» Stored data entries
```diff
+                    summary = (uint32_t)total | ((uint32_t)wv_max(cnt) << 8) | ((uint32_t)wv_max(nfollow) << 16);
+                    return wv_role_pack(act, o_j, ch, nfollow, cnt, watch, o_i0 + ch * cap, head ? o_sp : 0, head ? o_spn : 0);
+                };
+                uint32_t sumA = 0, sumB = 0;
+                const uint2 rA = setup(s_listA, nc, CA, true, sumA);
+                const uint2 rB = setup(s_listB, no, CB, false, sumB);
+                const int kg = kbase + m;
+                if (n_spill > OV) { if (lane == 0) atomicOr(&s_st[5], 1); continue; }
+                wrole[(size_t)kg * WIN_ROLES + lane] = rA;
+                wrole[(size_t)kg * WIN_ROLES + 64 + lane] = rB;
+                if (lane == 0) {
+                    DWin w;
+                    w.v0 = v0; w.va = wr.y; w.v1 = wr.z; w.e0 = e0; w.ne = s_nd[base + nwin].x - e0; w.pa = sumA; w.pb = sumB; w.sp = (uint32_t)n_spill;
+                    win[kg] = w;
+                }
+            }
+            __syncthreads();
+            const int state = s_st[3], spilled = s_st[5];
+            if (state || spilled) break;
+            t0 = s_st[0];
+            __syncthreads();
+        }
+        const int state = s_st[3], fail_code = s_st[5] ? 2 : (state == 2 ? 1 : 0), k = s_st[2];
+        __syncthreads();
+        if (!fail_code) { if (tid == 0) meta->n_win = k; return; }
+        if (cfg == 0) {
+            if (tid == 0) { meta->sssp_mode = 3; meta->n_win = 0; atomicOr(&b.tot->class_mask, 1 << 3); }
+            continue;
+        }
+        if (tid == 0) {
+            meta->sssp_mode = meta->sssp_fb;
+            meta->sssp_why = fail_code; meta->n_win = 0;
+            atomicOr(&b.tot->class_mask, 1 << 20);
+        }
+        return;
+    }
+}
```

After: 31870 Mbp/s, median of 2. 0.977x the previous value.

» GOAL OF THE EXERCISE
The expected answer is each line of the records above that includes the string "return".

» RESULT OF THE TASK
+                    return wv_role_pack(act, o_j, ch, nfollow, cnt, watch, o_i0 + ch * cap, head ? o_sp : 0, head ? o_spn : 0);
+        if (!fail_code) { if (tid == 0) meta->n_win = k; return; }
+        return;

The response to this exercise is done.